Male menopause (andropause) involves the hormonal, physiological and chemical changes that occur in all men generally between the ages of 40 and 55.
Approximately 40% of men in their 40s, 50s and 60s will experience some degree of lethargy, depression, increased irritability, mood swings, and difficulty in attaining and sustaining erections that characterize male menopause.
Although the causes of male menopause have not been fully researched, some factors that are known to contribute to this condition are hormone deficiencies, excessive alcohol consumption, smoking, hypertension, prescription and non-prescription medications, poor diet, lack of exercise, poor circulation, and psychological problems. The few doctors who profess to be experts in this area have widely divergent opinions. However, all of the experts do agree that a general decline in male potency at mid-life can be expected in a significant proportion of the male population.
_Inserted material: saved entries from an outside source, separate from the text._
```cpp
__device__ __attribute__((always_inline)) inline void cr_gemm_skip(f32x4 (&acc)[3][CR_BAND], u32x4 (&ws)[2][3], const unsigned short* __restrict__ wrow, int nsk,
                                                                  const unsigned short* __restrict__ r1, const unsigned short* __restrict__ r2,
                                                                  int C1, int C2, int xc, int lq, int y0, int H, int W) {
  const int nc1 = C1 >> 5;
  auto gload = [&](bf16x8 (&g)[CR_BAND], int u) {
    const int ue = u < nsk ? u : nsk - 1;
    const bool two = ue >= nc1;
    const unsigned char* base = (const unsigned char*)(two ? r2 : r1);
    const int cs = two ? C2 : C1, cb = (ue - (two ? nc1 : 0)) * 32 + lq * 8;
#pragma unroll
    for (int y = 0; y < CR_BAND; ++y) {
      const int ye = y0 + y < H ? y0 + y : H - 1;
      g[y] = *(const bf16x8*)(base + (unsigned)(((ye * W + xc) * cs + cb) * 2));
    }
  };
  auto step = [&](u32x4 (&slot)[3], bf16x8 (&gc)[CR_BAND], bf16x8 (&gn)[CR_BAND], int u, auto guard) {
    constexpr bool GUARD = decltype(guard)::value;
    if (GUARD && u >= nsk) return;
    gload(gn, u + 1);
#pragma unroll
    for (int y = 0; y < CR_BAND; ++y)
#pragma unroll
      for (int t = 0; t < 3; ++t)
        acc[t][y] = __builtin_amdgcn_mfma_f32_16x16x32_bf16(__builtin_bit_cast(bf16x8, slot[t]), gc[y], acc[t][y], 0, 0, 0);
    if (!GUARD || u + 2 < nsk) rt_wload3(slot, wrow, u + 2);
    __builtin_amdgcn_sched_barrier(0);
  };
  bf16x8 G[2][CR_BAND];
  gload(G[0], 0);
  __builtin_amdgcn_s_waitcnt(0x0F70);
  int u0 = 0;
  for (; u0 + 4 <= nsk; u0 += 2) {
    step(ws[0], G[0], G[1], u0, std::false_type{});
    step(ws[1], G[1], G[0], u0 + 1, std::false_type{});
  }
  for (; u0 < nsk; u0 += 2) {
    step(ws[0], G[0], G[1], u0, std::true_type{});
    step(ws[1], G[1], G[0], u0 + 1, std::true_type{});
  }
}

#ifdef CTDD_ROWS_STAMPS
#define CR_STAMP(i_)                                                                                      \
  do {                                                                                                    \
    unsigned long long t_;                                                                                \
    asm volatile("s_memtime %0\n\ts_waitcnt lgkmcnt(0)" : "=s"(t_)::"memory");                            \
    if (threadIdx.x == 0) ((unsigned long long*)a.out_stats)[(size_t)blockIdx.x * 8 + (i_)] = t_;         \
  } while (0)
#else
#define CR_STAMP(i_)
#endif

template <bool SKIP>
__global__ __launch_bounds__(CR_THREADS, 1) void k_conv_rows(const ctdd_conv_rows_args a) {
  extern __shared__ __attribute__((aligned(16))) unsigned char sm[];
  const int t = threadIdx.x;
  const int H = a.H, W = a.W, HW = H * W, C1 = a.C1, C2 = a.C2, C = C1 + C2;
  const int nbands = (H + CR_BAND - 1) / CR_BAND;
  const int b = blockIdx.x / nbands, y0 = (blockIdx.x - b * nbands) * CR_BAND;
  const int lane = t & 63, wv = t >> 6, lj = lane & 15, lq = lane >> 4, cg = wv >> 1, hh = wv & 1;
  const int nu3 = 3 * (C >> 5), nsk = SKIP ? (a.RC1 + a.RC2) >> 5 : 0;
  const unsigned short* wrow = (const unsigned short*)a.w + (size_t)cg * ((size_t)nu3 * RT_UNIT + (size_t)nsk * 1536) + lane * 8;
  u32x4 wr[2][3][3];
  CR_STAMP(0);

  rt_wload9(wr[0], wrow, 0);
  rt_wload9(wr[1], wrow, 1);
  for (int v = t; v < (CR_SLAB >> 4); v += CR_THREADS) *(uint4*)(sm + v * 16) = make_uint4(0, 0, 0, 0);
  {
    float* scale = (float*)(sm + CR_SCALE);
    float* shift = scale + CR_MAXC;
    const int cgp = C / a.G;
    for (int c = t; c < C; c += CR_THREADS) {
      const int g0 = (c / cgp) * cgp;
      double s = 0.0, q = 0.0;
      for (int j = g0; j < g0 + cgp; ++j) {
        const double* st = j < C1 ? a.st1 + ((size_t)b * C1 + j) * 2 : a.st2 + ((size_t)b * C2 + (j - C1)) * 2;
        s += st[0]; q += st[1];
      }
      const double n = (double)cgp * (double)HW;
      const double mean = s / n;
      const double var = fmax(q / n - mean * mean, 0.0);
      const float rstd = (float)(1.0 / sqrt(var + (double)a.eps));
      scale[c] = rstd * a.gamma[c];
      shift[c] = a.beta[c] - (float)mean * rstd * a.gamma[c];
    }
  }
  __syncthreads();
  CR_STAMP(1);

  const int fb = (1 + 16 * hh + lj) * CR_RS + lq * 16;
  f32x4 acc[3][CR_BAND];
#pragma unroll
  for (int tt = 0; tt < 3; ++tt)
#pragma unroll
    for (int y = 0; y < CR_BAND; ++y) acc[tt][y] = (f32x4){0.0f, 0.0f, 0.0f, 0.0f};

  int ub = 0;
  for (int s = 0; s < (C2 ? 2 : 1); ++s) {
    const int cs = s ? C2 : C1, coff = s ? C1 : 0;
    const unsigned short* src = (const unsigned short*)(s ? a.s2_bf16 : a.s1_bf16) + (size_t)b * HW * cs;
    for (int c0 = 0; c0 < cs; c0 += CR_PIECE) {
      const int pc = cs - c0 < CR_PIECE ? cs - c0 : CR_PIECE, nun = 3 * (pc >> 5);
      cr_fill(sm, src + c0, cs, pc, coff + c0, y0, H, W);
      __syncthreads();
      rt_gemm_rows<true, CR_RS, CR_PITCH>(acc, wr, wrow + (size_t)ub * RT_UNIT, nun, sm, fb, CR_BAND);
      __syncthreads();
      ub += nun;
      if (ub < nu3) {
        rt_wload9(wr[0], wrow + (size_t)ub * RT_UNIT, 0);
        rt_wload9(wr[1], wrow + (size_t)ub * RT_UNIT, 1);
      }
    }
  }
  CR_STAMP(2);

  if constexpr (SKIP) {
    const unsigned short* wsk = wrow + (size_t)nu3 * RT_UNIT;
    u32x4 ws[2][3];
    rt_wload3(ws[0], wsk, 0);
    if (nsk > 1) rt_wload3(ws[1], wsk, 1);
    const int cs_ = 16 * hh + rt_again(lj), xc = cs_ < 1 ? 0 : (cs_ > W ? W - 1 : cs_ - 1);
    cr_gemm_skip(acc, ws, wsk, nsk, (const unsigned short*)a.r1_bf16 + (size_t)b * HW * a.RC1,
                 (const unsigned short*)a.r2_bf16 + (size_t)b * HW * a.RC2, a.RC1, a.RC2, xc, lq, y0, H, W);
  }
  CR_STAMP(3);

  const int col = 16 * hh + rt_again(lj);
  const bool own = col >= 1 && col <= W;
  const int x2 = own ? col - 1 : 0;
  const int nrows = H - y0 < CR_BAND ? H - y0 : CR_BAND;
  double* red = (double*)(sm + CR_RED);
  uint2 rr[3][CR_BAND] = {};
  const bool res = !SKIP && a.res_bf16;
  if (res) {
    const unsigned short* rp = (const unsigned short*)a.res_bf16 + (size_t)b * HW * CR_N + cg * 48 + lq * 4;
#pragma unroll
    for (int y = 0; y < CR_BAND; ++y) {
      const unsigned short* rpy = rp + (size_t)(((y < nrows ? y0 + y : H - 1)) * W + x2) * CR_N;
#pragma unroll
      for (int tt = 0; tt < 3; ++tt) rr[tt][y] = *(const uint2*)(rpy + tt * 16);
    }
  }
#pragma unroll
  for (int tt = 0; tt < 3; ++tt) {
    const int n = cg * 48 + tt * 16 + lq * 4;
    const float4 bv = *(const float4*)(a.bias + n);
    const float4 tb = a.tbias ? *(const float4*)(a.tbias + (size_t)b * a.tb_stride + n) : make_float4(0.0f, 0.0f, 0.0f, 0.0f);
    const float add[4] = {bv.x + tb.x, bv.y + tb.y, bv.z + tb.z, bv.w + tb.w};
    const uint2 (&r)[CR_BAND] = rr[tt];
    float s[4] = {0.0f, 0.0f, 0.0f, 0.0f}, q[4] = {0.0f, 0.0f, 0.0f, 0.0f};
#pragma unroll
    for (int y = 0; y < CR_BAND; ++y) {
      if (y < nrows && own) {
        const f32x4 v = acc[tt][y];
        float o[4] = {v[0] + add[0], v[1] + add[1], v[2] + add[2], v[3] + add[3]};
        if (res) {
          o[0] += __uint_as_float(r[y].x << 16); o[1] += __uint_as_float(r[y].x & 0xFFFF0000u);
          o[2] += __uint_as_float(r[y].y << 16); o[3] += __uint_as_float(r[y].y & 0xFFFF0000u);
        }
#pragma unroll
        for (int i = 0; i < 4; ++i) { s[i] += o[i]; q[i] = fmaf(o[i], o[i], q[i]); }
        *(uint2*)(sm + (y * W + x2) * CR_RS + n * 2) = make_uint2(rt_pack2(o[0], o[1]), rt_pack2(o[2], o[3]));
      }
    }
#ifndef CTDD_ROWS_STAMPS
    if (a.out_stats) {
#pragma unroll
      for (int i = 0; i < 4; ++i) {
        double ds = (double)s[i], dq = (double)q[i];
#pragma unroll
        for (int m = 1; m < 16; m <<= 1) { ds += __shfl_xor(ds, m, WAVE); dq += __shfl_xor(dq, m, WAVE); }
        if (lj == 0) { red[(hh * CR_N + n + i) * 2] = ds; red[(hh * CR_N + n + i) * 2 + 1] = dq; }
      }
    }
#endif
  }
  __syncthreads();
  CR_STAMP(4);
  {
    constexpr int npc = CR_N / 8;
    unsigned short* out = (unsigned short*)a.out_bf16 + ((size_t)b * HW + (size_t)y0 * W) * CR_N;
    for (int v = t; v < nrows * W * npc; v += CR_THREADS) {
      const int p = v / npc, c0 = (v - p * npc) * 8;
      *(uint4*)(out + (size_t)p * CR_N + c0) = *(const uint4*)(sm + p * CR_RS + c0 * 2);
    }
#ifndef CTDD_ROWS_STAMPS
    if (a.out_stats && t < 2 * CR_N) atomicAdd(a.out_stats + (size_t)b * CR_N * 2 + t, red[t] + red[2 * CR_N + t]);
#endif
  }
  CR_STAMP(5);
}

}
}

using namespace ctdd;

extern "C" int ctdd_unet_conv_rows(const void* args_, int f32, void* stream) {
  CTDD_REQUIRE(args_, CTDD_EINVAL, "ctdd_unet_conv_rows: null arguments");
  const ctdd_conv_rows_args& a = *(const ctdd_conv_rows_args*)args_;
  CTDD_REQUIRE(f32 == 0, CTDD_ERANGE, "ctdd_unet_conv_rows: bf16 inference only (the fp32 mode keeps GroupNorm and convolution apart)");
  CTDD_REQUIRE(a.B > 0 && a.H > 0 && a.W >= 1 && a.W <= CR_MAXW, CTDD_ERANGE,
               "ctdd_unet_conv_rows: a grid of %dx%d pixels does not fit the row tiles (1 <= W <= 28)", a.H, a.W);
  const int nbands = (a.H + CR_BAND - 1) / CR_BAND;
  CTDD_REQUIRE((int64_t)a.B * nbands < ((int64_t)1 << 31) && (int64_t)a.H * a.W * CR_MAXC < ((int64_t)1 << 30), CTDD_ERANGE,
               "ctdd_unet_conv_rows: B=%d, %dx%d is over the 32-bit index range of the kernel", a.B, a.H, a.W);
  const int C = a.C1 + a.C2;
  CTDD_REQUIRE(a.N == CR_N && a.C1 > 0 && a.C1 % 32 == 0 && a.C2 >= 0 && a.C2 % 32 == 0 && C <= CR_MAXC && a.RC1 >= 0 && a.RC1 % 32 == 0 &&
                   a.RC2 >= 0 && a.RC2 % 32 == 0 && (a.RC2 == 0 || a.RC1 > 0) && a.RC1 + a.RC2 <= CR_MAXC, CTDD_ERANGE,
               "ctdd_unet_conv_rows: channel counts off the tile (N=%d, C1=%d, C2=%d, RC1=%d, RC2=%d; N = 96, sources in multiples of 32, <= 384 in all)",
               a.N, a.C1, a.C2, a.RC1, a.RC2);
  CTDD_REQUIRE(a.G > 0 && C % a.G == 0, CTDD_EINVAL, "ctdd_unet_conv_rows: %d groups do not divide %d channels", a.G, C);
  CTDD_REQUIRE(a.s1_bf16 && (a.C2 == 0 || a.s2_bf16) && (a.RC1 == 0 || a.r1_bf16) && (a.RC2 == 0 || a.r2_bf16) && a.gamma && a.beta && a.w &&
                   a.bias && a.out_bf16, CTDD_EINVAL, "ctdd_unet_conv_rows: null pointer");
  CTDD_REQUIRE(a.st1 && (a.C2 == 0 || a.st2), CTDD_EINVAL, "ctdd_unet_conv_rows: a GroupNorm source without statistics");
  auto al16 = [](const void* p) { return ((uintptr_t)p & 15) == 0; };
  CTDD_REQUIRE(al16(a.s1_bf16) && al16(a.s2_bf16) && al16(a.r1_bf16) && al16(a.r2_bf16) && al16(a.res_bf16) && al16(a.w) && al16(a.out_bf16) &&
                   al16(a.bias) && al16(a.tbias) && a.tb_stride % 4 == 0, CTDD_EINVAL, "ctdd_unet_conv_rows: tensors must be 16-byte aligned");
  CTDD_REQUIRE(!(a.RC1 > 0 && a.res_bf16), CTDD_EINVAL, "ctdd_unet_conv_rows: 1x1 segments and a residual in one call");
  static bool attr_done[2][16] = {};
  if (a.RC1 > 0) {
    ensure_lds_ceiling((const void*)k_conv_rows<true>, attr_done[1]);
    hipLaunchKernelGGL(k_conv_rows<true>, dim3(a.B * nbands), dim3(CR_THREADS), (size_t)CR_TOTAL, (hipStream_t)stream, a);
  } else {
    ensure_lds_ceiling((const void*)k_conv_rows<false>, attr_done[0]);
    hipLaunchKernelGGL(k_conv_rows<false>, dim3(a.B * nbands), dim3(CR_THREADS), (size_t)CR_TOTAL, (hipStream_t)stream, a);
  }
  return finish_launch("k_conv_rows");
}
```

continuous-time-diffusion-models-for-discrete-data_amd/ctdd/native.py:

```python
import ctypes as C
import os

import torch

_HERE = os.path.dirname(os.path.dirname(os.path.abspath(__file__)))
_LIB = None

BRANCH_CTELBO, BRANCH_CRM = 0, 1
LOGIT_TYPES = {"direct": 0, "reverse_prob": 1, "reverse_logscale": 2}
STEP_ORDINAL, STEP_CORRECTOR, STEP_COUNT_RAW, STEP_CRM, STEP_COUNT_JUMPS, STEP_BF16, STEP_LOGITS_BF16 = 1, 2, 4, 8, 16, 32, 64


class CtddError(RuntimeError):
    pass


def lib_path():
    return os.environ.get("CTDD_LIBRARY") or os.path.join(_HERE, "libctdd.so")


_P, _I, _F, _U64, _U32, _I64 = C.c_void_p, C.c_int, C.c_float, C.c_uint64, C.c_uint32, C.c_int64
_SIGS = {
    "ctdd_abi_version": ([], _I),
    "ctdd_last_error": ([], C.c_char_p),
# ... 25 lines not shown
    "ctdd_s256_step_table_bytes": ([], _I64),
    "ctdd_s256_prepare": ([_P, _P, _F, _I, _P, _P, _P, _P], _I),
    "ctdd_s256_prepare_crm": ([_P, _P, _I, _P, _P, _P, _P], _I),
    "ctdd_tauleap_step_s256": ([_P, _P, _P, _P, _P, _P, _F, _F, _U32, _U64, _U64, _I, _I, _P, _P, _P, _P], _I),
    "ctdd_tauleap_step_s256_rows": ([_P, _P, _P, _P, _P, _P, _F, _F, _U32, _U64, _U64, _I, _I, _P, _I, _P, _P, _P, _P], _I),
    "ctdd_crm_loss": ([_P, _P, _P, _P, _I, _I, _I, _I, _F, _F, _P, _P, _P, _P], _I),
    "ctdd_ctelbo_scratch_bytes": ([_I, _I, _I], _I64),
    "ctdd_ctelbo_loss": ([_P, _P, _P, _P, _P, _P, _I, _I, _I, _F, _F, _F, _P, _P, _P, _P], _I),
    "ctdd_ctelbo_loss_terms": ([_P, _P, _P, _P, _P, _P, _I, _I, _I, _F, _F, _F, _F, _P, _P, _P, _P], _I),
    "ctdd_ctelbo_loss_window": ([_P, _P, _P, _P, _P, _P, _I, _I, _I, _I, _I, _F, _F, _F, _F, _P, _P, _P, _P], _I),
    "ctdd_ctelbo_loss_masked": ([_P, _P, _P, _P, _P, _P, _P, _I, _I, _I, _F, _F, _F, _F, _P, _P, _P, _P], _I),
    "ctdd_score_elbo_loss": ([_P, _P, _P, _P, _P, _P, _I, _I, _I, _F, _F, _P, _P, _P, _P], _I),
    "ctdd_crm_loss_ll": ([_P, _P, _P, _I, _I, _I, _I, _F, _P, _P, _P, _P], _I),
    "ctdd_score_elbo_loss_ll": ([_P, _P, _P, _P, _P, _P, _I, _I, _I, _F, _F, _P, _P, _P, _P], _I),
    "ctdd_logprob_bwd": ([_I, _P, _P, _P, _P, _P, _F, _I, _I, _I, _P, _P, _P, _P], _I),
    "ctdd_crm_loss_masked": ([_P, _P, _P, _P, _P, _I, _I, _I, _I, _F, _F, _P, _P, _P, _P], _I),
    "ctdd_crm_loss_ll_masked": ([_P, _P, _P, _P, _I, _I, _I, _I, _F, _P, _P, _P, _P], _I),
    "ctdd_score_elbo_loss_masked": ([_P, _P, _P, _P, _P, _P, _P, _I, _I, _I, _F, _F, _P, _P, _P, _P], _I),
    "ctdd_score_elbo_loss_ll_masked": ([_P, _P, _P, _P, _P, _P, _P, _I, _I, _I, _F, _F, _P, _P, _P, _P], _I),
    "ctdd_opt_chunk_elems": ([], _I),
    "ctdd_adam_ema_step": ([_P, _P, _I, _F, _F, _F, _F, _I64, _F, _F, _P, _P], _I),
    "ctdd_grad_sumsq": ([_P, _P, _I, _P, _I, _P], _I),
    "ctdd_adam_ema_apply": ([_P, _P, _I, _F, _F, _F, _F, _I64, _F, _F, _P, _P], _I),
    "ctdd_d3pm_scratch_bytes": ([_I, _I, _I], _I64),
    "ctdd_d3pm_loss": ([_P, _P, _P, _P, _P, _P, _P, _I, _I, _I, _F, _F, _F, _P, _P, _P, _P, _P, _P], _I),
    "ctdd_d3pm_step": ([_P, _P, _P, _P, _P, _I, _I, _I, _I, _F, _P, _U64, _U64, _P, _P, _P, _P], _I),
    "ctdd_absorb_noise": ([_P, _P, _I, _I, _I, _U64, _U64, _P, _P], _I),
    "ctdd_absorb_scratch_bytes": ([], _I64),
    "ctdd_absorb_elbo_loss": ([_P, _P, _P, _P, _F, _I, _I, _I, _I, _P, _P, _P, _P], _I),
    "ctdd_absorb_step": ([_P, _P, _I, _I, _I, _I, _F, _U32, _U64, _U64, _P, _P, _P], _I),
}
UNET_EXPORTS = ("ctdd_unet_conv", "ctdd_unet_conv_patch", "ctdd_unet_conv_res", "ctdd_unet_conv_ring", "ctdd_unet_conv_up_phases", "ctdd_unet_upsample2x", "ctdd_unet_first_conv", "ctdd_unet_gn_apply", "ctdd_unet_gn_onepass", "ctdd_unet_channel_stats",
                "ctdd_unet_time", "ctdd_unet_time_uniform", "ctdd_unet_attention", "ctdd_unet_logistic_head", "ctdd_unet_resblock_small",
                "ctdd_unet_resblock_mid", "ctdd_unet_conv_rows", "ctdd_unet_conv_rows_head", "ctdd_unet_attention_block")
HOLLOW_EXPORTS = ("ctdd_gemm_bf16", "ctdd_hollow_small_linear", "ctdd_hollow_embed", "ctdd_hollow_layernorm", "ctdd_hollow_add", "ctdd_hollow_put_rows", "ctdd_hollow_attention", "ctdd_hollow_attention_bf16")
UNET_TRAIN_EXPORTS = ("ctdd_unet_wgrad", "ctdd_unet_gn_bwd", "ctdd_unet_dropout", "ctdd_unet_colsum", "ctdd_unet_sum_batch", "ctdd_unet_sum_jobs", "ctdd_unet_accumulate",
                      "ctdd_unet_downsum2x", "ctdd_unet_upsample2x_f32", "ctdd_unet_cast_rows", "ctdd_unet_attention_bwd",
                      "ctdd_unet_first_conv_wgrad", "ctdd_unet_first_conv_wgrad_scratch", "ctdd_unet_pack_weights",
                      "ctdd_unet_unpack_grads")
HOLLOW_TRAIN_EXPORTS = ("ctdd_hollow_layernorm_bwd", "ctdd_hollow_attention_train", "ctdd_hollow_attention_bwd", "ctdd_hollow_attention_train_bf16", "ctdd_hollow_attention_bwd_bf16", "ctdd_hollow_act", "ctdd_hollow_relu_bf16", "ctdd_hollow_colsum", "ctdd_hollow_dropout",
                        "ctdd_hollow_embed_bwd")
BERT_EXPORTS = ("ctdd_bert_embed", "ctdd_bert_gather", "ctdd_bert_attention_short",
                "ctdd_bert_embed_bwd", "ctdd_bert_gather_bwd",
                "ctdd_bert_embed_enum_bwd", "ctdd_bert_gather_enum_bwd",
                "ctdd_bert_attention_short_train", "ctdd_bert_attention_short_bwd")
EXPORTS = tuple(_SIGS) + UNET_EXPORTS + HOLLOW_EXPORTS + UNET_TRAIN_EXPORTS + HOLLOW_TRAIN_EXPORTS + BERT_EXPORTS


def load():
    global _LIB
    if _LIB is None:
        path = lib_path()
        if not os.path.exists(path):
            raise CtddError(f"{path} not found: build it with `python __graft_entry__.py` "
                            "(hipcc --offload-arch=gfx950); there is no CPU fallback")
        lib = C.CDLL(path)
        for name, (argt, rest) in _SIGS.items():
            fn = getattr(lib, name)
            fn.argtypes, fn.restype = argt, rest
        _LIB = lib
    return _LIB


def _ptr(t, dtype=None, name="tensor"):
    if t is None:
        return None
    if not isinstance(t, torch.Tensor):
# ... 639 lines not shown
```

continuous-time-diffusion-models-for-discrete-data_amd/ctdd/unet_engine.py:

```python
import contextlib
import ctypes as C

import torch

from . import native
from .plan_launch import bound_launch, graph_capture, ptr

_P, _I, _F = C.c_void_p, C.c_int, C.c_float
SEG_3x3, SEG_1x1, SEG_3x3_S2, SEG_3x3_UP = 0, 1, 2, 3


class _Seg(C.Structure):
    _fields_ = [("hi", _P), ("f32", _P), ("C", _I), ("kind", _I)]
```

Many endocrinologists and scientists who have pioneered hormone studies say the phenomenon of male menopause correlates with a decline in testosterone levels. Testosterone is the hormone that stimulates sexual development in the male infant, bone and muscle growth in man and is responsible for sexual drive.
Low testosterone has been found to cause fatigue, depression, loss of concentration, as well as decreased muscle strength and endurance. Testosterone is more important in libido or sex drive than in the erectile mechanism. Men with low testosterone levels will have problems with erections.
Total serum testosterone should be > 350 ng/dl. 200 ng/dl to 349 ng/dl require further evaluation.
Free testosterone levels need to be measured to assess the available (unbound) testosterone in the body.